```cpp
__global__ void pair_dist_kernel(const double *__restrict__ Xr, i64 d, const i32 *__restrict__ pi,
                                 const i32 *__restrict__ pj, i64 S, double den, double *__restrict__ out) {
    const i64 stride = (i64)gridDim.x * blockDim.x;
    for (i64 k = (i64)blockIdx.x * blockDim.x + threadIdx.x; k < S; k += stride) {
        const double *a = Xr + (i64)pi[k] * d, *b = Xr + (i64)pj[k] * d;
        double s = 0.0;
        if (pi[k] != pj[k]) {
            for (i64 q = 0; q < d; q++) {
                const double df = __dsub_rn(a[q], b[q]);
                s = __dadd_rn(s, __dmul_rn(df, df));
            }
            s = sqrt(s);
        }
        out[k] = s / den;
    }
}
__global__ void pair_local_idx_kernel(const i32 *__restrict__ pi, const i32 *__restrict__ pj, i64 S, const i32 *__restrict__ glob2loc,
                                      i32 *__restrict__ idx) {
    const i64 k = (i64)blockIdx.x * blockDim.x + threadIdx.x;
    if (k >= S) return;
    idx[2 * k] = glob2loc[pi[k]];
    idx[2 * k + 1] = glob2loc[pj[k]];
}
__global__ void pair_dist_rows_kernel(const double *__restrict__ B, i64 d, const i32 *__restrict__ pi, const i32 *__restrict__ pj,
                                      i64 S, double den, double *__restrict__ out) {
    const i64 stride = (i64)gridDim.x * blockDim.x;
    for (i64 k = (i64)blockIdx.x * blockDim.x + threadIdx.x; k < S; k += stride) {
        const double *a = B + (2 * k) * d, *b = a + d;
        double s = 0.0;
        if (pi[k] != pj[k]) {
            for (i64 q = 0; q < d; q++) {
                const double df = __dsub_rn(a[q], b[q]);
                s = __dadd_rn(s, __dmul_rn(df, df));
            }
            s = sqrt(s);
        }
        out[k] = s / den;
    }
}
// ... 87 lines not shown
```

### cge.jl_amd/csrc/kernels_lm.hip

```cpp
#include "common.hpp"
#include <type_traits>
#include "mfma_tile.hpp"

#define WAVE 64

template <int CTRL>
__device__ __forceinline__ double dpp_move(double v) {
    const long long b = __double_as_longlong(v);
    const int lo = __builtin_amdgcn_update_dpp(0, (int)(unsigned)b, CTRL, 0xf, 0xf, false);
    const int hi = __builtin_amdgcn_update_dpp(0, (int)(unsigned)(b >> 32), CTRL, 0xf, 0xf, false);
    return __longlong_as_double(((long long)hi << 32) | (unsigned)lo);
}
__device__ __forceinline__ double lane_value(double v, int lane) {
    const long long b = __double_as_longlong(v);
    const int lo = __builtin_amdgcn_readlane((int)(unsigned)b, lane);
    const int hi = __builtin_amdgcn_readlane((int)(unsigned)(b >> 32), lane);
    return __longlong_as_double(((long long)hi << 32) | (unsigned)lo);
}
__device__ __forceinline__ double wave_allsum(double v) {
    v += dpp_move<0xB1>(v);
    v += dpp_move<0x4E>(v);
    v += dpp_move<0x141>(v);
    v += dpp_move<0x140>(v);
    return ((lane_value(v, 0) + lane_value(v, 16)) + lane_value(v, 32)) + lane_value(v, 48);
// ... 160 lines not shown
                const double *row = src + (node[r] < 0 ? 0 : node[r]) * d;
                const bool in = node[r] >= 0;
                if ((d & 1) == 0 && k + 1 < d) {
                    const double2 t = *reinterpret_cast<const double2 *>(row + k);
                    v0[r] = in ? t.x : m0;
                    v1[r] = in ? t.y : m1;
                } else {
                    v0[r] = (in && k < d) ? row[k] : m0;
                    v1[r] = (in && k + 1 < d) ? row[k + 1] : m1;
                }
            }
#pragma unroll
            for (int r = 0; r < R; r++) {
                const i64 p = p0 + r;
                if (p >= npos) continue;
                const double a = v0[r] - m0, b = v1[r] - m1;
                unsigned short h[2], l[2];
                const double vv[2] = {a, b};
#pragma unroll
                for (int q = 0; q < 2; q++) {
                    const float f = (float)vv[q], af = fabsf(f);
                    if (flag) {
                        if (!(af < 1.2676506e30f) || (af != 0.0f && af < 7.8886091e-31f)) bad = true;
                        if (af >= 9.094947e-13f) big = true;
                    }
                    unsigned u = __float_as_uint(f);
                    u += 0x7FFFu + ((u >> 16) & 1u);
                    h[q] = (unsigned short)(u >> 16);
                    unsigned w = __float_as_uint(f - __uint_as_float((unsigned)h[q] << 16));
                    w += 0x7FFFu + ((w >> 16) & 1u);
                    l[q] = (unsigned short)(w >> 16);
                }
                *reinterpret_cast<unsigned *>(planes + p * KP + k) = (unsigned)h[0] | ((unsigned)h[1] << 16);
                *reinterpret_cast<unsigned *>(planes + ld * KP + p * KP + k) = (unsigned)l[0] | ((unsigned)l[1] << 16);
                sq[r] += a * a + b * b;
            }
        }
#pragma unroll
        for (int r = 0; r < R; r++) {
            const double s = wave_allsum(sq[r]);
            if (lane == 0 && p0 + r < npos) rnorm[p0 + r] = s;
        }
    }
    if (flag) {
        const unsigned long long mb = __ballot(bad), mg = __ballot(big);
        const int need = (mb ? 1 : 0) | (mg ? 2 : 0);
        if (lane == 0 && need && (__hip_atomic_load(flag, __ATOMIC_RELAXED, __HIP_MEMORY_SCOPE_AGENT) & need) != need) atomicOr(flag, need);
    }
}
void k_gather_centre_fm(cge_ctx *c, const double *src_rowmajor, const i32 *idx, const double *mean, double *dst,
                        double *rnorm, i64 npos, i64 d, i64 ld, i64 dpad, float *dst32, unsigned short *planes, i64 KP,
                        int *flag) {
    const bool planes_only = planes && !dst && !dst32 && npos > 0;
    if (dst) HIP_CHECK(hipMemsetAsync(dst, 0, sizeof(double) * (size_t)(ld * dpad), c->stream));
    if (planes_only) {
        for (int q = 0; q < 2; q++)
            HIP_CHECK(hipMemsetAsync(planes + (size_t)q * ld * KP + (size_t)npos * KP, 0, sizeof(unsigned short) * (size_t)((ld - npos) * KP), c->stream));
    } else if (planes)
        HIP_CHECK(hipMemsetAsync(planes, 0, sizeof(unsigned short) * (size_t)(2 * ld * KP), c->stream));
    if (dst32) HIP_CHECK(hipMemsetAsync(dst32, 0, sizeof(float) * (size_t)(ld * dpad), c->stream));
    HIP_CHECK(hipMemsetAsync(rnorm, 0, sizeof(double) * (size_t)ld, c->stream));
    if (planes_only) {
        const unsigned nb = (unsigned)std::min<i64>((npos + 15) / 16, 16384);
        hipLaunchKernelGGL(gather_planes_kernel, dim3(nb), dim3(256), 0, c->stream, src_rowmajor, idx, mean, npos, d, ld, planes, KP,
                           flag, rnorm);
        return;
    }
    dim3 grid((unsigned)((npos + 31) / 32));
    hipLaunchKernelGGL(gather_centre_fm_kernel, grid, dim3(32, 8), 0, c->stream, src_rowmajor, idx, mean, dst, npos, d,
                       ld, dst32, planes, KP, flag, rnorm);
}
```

────

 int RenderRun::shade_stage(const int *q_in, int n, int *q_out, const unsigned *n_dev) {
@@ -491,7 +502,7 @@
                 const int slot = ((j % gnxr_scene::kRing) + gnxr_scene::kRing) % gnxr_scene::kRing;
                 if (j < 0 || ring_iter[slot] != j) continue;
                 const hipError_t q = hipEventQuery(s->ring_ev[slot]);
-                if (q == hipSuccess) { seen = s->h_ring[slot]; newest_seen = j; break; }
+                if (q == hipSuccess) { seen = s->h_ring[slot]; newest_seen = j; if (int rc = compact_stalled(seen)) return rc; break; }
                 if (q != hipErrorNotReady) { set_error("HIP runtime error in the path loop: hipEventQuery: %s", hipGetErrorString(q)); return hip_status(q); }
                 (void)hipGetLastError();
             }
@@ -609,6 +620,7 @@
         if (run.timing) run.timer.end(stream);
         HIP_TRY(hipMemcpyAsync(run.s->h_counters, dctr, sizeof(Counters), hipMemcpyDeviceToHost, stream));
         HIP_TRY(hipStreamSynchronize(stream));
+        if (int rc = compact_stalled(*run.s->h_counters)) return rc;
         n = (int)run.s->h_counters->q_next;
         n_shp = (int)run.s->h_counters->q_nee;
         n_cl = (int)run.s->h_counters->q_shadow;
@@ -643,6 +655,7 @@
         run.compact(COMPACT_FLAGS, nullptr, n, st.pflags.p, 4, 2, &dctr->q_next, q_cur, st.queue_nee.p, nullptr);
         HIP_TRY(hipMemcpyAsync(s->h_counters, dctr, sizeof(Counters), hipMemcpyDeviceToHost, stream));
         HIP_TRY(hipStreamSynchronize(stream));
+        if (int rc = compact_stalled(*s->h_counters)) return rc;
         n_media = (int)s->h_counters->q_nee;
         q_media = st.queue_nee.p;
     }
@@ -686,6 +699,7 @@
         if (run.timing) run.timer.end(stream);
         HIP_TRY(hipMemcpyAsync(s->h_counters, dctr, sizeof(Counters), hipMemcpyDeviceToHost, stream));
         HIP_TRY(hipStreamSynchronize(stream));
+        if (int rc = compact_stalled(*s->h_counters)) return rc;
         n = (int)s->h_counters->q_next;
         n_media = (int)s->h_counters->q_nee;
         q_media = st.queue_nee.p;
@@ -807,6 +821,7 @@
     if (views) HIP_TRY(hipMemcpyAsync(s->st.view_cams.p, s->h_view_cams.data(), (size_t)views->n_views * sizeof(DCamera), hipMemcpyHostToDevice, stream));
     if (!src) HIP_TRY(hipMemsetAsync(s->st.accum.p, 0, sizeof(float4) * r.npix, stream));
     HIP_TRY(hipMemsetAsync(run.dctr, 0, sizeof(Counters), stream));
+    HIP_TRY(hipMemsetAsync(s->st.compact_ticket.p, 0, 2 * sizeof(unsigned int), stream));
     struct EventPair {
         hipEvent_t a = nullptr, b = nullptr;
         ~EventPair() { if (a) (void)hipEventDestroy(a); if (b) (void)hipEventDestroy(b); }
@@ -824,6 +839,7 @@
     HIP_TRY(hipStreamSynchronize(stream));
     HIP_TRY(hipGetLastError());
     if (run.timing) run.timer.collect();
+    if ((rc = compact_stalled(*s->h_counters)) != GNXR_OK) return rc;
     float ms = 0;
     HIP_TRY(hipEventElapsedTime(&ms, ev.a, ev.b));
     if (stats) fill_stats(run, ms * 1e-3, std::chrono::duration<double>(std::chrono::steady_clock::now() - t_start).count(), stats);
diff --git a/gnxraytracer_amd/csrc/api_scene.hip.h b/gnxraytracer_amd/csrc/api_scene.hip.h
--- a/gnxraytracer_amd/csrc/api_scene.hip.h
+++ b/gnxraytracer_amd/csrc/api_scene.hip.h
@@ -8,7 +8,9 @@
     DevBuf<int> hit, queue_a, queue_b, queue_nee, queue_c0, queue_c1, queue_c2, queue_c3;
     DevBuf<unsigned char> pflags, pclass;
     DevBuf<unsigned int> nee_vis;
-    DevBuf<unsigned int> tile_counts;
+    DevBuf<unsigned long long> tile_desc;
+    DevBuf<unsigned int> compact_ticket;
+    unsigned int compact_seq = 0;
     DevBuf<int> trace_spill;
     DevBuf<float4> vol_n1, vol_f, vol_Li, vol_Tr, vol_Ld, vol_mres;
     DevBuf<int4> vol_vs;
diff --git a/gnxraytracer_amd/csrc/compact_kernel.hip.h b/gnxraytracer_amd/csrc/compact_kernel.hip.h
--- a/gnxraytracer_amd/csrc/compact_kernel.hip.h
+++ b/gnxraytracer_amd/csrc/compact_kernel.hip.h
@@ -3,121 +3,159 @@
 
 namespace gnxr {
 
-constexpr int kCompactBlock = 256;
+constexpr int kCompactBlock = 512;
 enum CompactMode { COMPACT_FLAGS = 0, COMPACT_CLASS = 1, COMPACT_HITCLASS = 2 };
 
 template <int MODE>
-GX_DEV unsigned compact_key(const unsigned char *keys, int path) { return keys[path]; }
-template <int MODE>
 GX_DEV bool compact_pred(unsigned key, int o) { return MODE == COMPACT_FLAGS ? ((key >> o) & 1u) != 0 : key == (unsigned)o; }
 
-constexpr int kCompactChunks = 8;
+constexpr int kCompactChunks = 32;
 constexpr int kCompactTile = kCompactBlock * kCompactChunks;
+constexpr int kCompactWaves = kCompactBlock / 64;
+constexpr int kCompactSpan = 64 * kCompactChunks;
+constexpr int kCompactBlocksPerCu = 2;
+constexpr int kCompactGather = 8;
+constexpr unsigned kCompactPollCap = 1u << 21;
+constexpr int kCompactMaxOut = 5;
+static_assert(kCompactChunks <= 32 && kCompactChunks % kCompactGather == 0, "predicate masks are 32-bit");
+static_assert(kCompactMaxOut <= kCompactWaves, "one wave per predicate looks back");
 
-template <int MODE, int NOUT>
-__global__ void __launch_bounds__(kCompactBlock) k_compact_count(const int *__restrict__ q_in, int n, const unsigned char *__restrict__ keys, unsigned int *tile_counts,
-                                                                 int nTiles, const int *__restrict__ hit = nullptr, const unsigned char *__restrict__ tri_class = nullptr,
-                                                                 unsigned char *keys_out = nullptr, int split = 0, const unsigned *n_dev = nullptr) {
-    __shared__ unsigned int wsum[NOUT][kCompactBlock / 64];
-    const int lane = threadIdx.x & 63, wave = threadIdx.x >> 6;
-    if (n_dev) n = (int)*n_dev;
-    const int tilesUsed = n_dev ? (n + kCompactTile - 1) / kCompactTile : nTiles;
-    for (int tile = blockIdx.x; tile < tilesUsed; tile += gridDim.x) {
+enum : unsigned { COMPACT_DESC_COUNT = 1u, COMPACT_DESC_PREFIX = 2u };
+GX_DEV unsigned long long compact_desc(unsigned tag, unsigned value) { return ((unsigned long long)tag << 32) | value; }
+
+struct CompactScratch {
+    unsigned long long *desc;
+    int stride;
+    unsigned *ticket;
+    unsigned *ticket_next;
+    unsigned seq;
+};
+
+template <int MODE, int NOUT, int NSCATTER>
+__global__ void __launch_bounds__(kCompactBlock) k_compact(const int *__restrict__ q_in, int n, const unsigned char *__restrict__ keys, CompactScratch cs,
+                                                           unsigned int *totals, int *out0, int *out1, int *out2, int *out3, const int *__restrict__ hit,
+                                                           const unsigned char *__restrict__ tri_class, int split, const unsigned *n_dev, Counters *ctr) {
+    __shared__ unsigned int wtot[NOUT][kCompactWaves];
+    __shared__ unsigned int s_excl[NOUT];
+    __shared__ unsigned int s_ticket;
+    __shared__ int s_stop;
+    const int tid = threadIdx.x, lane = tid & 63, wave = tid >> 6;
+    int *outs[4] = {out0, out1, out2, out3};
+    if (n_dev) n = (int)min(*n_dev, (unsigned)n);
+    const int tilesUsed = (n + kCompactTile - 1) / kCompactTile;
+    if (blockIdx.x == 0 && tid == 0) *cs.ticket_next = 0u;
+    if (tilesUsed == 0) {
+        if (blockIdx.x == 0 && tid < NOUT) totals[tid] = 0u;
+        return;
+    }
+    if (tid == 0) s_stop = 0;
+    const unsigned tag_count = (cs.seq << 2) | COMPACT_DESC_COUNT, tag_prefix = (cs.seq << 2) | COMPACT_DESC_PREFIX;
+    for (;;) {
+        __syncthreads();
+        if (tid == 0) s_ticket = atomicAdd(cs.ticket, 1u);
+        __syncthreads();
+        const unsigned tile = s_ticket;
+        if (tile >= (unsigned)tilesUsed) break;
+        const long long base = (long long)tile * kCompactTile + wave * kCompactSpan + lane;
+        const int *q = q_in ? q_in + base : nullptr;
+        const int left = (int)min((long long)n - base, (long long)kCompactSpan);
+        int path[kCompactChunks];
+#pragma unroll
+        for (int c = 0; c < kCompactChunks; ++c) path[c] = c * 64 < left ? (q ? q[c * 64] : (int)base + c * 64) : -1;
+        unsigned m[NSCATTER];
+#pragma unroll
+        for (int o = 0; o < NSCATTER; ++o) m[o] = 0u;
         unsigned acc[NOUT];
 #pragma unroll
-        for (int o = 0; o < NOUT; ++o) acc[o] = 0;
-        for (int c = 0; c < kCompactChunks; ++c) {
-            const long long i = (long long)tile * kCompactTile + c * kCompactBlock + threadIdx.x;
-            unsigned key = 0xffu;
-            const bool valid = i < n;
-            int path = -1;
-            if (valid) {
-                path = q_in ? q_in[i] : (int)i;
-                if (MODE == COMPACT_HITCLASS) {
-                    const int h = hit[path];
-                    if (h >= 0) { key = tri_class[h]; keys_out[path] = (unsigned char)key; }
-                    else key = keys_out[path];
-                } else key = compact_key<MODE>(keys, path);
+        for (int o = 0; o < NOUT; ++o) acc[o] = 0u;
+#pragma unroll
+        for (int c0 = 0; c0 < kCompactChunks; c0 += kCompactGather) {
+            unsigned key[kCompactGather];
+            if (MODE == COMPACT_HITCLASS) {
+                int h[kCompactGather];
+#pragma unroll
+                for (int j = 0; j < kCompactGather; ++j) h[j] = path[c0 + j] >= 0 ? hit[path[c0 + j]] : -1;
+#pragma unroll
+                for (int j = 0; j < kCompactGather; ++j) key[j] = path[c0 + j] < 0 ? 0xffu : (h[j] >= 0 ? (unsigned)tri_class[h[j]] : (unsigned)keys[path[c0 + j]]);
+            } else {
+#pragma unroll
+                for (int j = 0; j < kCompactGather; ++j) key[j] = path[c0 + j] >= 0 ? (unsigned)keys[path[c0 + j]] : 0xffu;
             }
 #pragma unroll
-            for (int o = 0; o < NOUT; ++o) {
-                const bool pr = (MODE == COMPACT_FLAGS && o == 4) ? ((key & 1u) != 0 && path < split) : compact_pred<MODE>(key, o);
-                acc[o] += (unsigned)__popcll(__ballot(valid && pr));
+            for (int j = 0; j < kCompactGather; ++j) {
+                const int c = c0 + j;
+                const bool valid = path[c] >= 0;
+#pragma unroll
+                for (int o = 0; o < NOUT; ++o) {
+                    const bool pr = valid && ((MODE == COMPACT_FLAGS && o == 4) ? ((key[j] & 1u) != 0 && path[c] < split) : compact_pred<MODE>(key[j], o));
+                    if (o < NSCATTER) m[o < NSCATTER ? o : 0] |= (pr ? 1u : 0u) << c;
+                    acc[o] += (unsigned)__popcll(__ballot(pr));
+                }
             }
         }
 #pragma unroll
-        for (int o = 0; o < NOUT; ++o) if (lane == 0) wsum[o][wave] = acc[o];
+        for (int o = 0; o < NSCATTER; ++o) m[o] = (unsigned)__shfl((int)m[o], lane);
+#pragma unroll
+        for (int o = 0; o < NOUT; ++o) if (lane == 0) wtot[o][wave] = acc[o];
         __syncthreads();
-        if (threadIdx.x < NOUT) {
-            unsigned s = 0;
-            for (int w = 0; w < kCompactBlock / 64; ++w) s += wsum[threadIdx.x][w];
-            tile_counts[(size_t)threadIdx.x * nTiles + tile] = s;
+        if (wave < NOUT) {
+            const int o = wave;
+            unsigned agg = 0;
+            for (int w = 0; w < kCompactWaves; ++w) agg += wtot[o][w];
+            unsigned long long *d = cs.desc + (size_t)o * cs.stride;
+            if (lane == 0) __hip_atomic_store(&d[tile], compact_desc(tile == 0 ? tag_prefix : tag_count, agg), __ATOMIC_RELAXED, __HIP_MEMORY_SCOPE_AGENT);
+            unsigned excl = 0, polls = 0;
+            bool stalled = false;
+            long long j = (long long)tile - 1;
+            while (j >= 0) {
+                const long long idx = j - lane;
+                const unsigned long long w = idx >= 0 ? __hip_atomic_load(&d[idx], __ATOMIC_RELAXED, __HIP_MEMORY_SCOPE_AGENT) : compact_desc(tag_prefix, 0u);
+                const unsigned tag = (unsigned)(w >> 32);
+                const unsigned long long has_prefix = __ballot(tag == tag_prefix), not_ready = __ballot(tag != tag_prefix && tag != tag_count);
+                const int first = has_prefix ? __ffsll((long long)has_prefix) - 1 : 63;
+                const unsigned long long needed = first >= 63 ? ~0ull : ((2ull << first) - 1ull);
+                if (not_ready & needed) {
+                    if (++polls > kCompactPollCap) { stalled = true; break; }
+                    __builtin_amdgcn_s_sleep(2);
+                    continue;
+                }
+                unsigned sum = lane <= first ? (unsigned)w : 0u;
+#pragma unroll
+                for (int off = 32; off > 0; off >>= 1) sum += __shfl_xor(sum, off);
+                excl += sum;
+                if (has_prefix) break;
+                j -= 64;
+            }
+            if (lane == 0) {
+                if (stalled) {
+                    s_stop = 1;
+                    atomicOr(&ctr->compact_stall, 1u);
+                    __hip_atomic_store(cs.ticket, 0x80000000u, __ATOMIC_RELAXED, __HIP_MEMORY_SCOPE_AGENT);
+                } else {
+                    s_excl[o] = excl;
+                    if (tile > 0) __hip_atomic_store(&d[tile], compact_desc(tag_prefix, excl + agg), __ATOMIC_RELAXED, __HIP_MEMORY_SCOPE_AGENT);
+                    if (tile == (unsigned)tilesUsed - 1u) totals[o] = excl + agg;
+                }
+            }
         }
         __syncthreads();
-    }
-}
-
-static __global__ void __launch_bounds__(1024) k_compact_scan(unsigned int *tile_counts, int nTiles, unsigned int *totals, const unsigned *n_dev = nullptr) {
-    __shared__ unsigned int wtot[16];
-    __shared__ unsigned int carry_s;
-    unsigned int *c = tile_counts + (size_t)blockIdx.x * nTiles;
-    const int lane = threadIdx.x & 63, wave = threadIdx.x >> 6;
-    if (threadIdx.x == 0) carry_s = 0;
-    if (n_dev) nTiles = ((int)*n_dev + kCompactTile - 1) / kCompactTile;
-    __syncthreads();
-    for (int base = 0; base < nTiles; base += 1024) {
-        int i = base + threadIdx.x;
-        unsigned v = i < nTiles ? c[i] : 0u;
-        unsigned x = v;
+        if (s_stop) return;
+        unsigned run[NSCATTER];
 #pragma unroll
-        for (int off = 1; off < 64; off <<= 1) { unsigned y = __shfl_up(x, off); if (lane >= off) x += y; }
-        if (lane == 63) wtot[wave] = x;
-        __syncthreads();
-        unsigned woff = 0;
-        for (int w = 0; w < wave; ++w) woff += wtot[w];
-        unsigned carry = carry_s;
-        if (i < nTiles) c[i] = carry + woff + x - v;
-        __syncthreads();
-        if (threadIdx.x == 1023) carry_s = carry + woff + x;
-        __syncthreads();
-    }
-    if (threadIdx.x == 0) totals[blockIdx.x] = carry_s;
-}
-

────

Task directions
Using the material above, return every line that holds the string "break".

Result of the task
-                if (q == hipSuccess) { seen = s->h_ring[slot]; newest_seen = j; break; }
+                if (q == hipSuccess) { seen = s->h_ring[slot]; newest_seen = j; if (int rc = compact_stalled(seen)) return rc; break; }
+        if (tile >= (unsigned)tilesUsed) break;
+                    if (++polls > kCompactPollCap) { stalled = true; break; }
+                if (has_prefix) break;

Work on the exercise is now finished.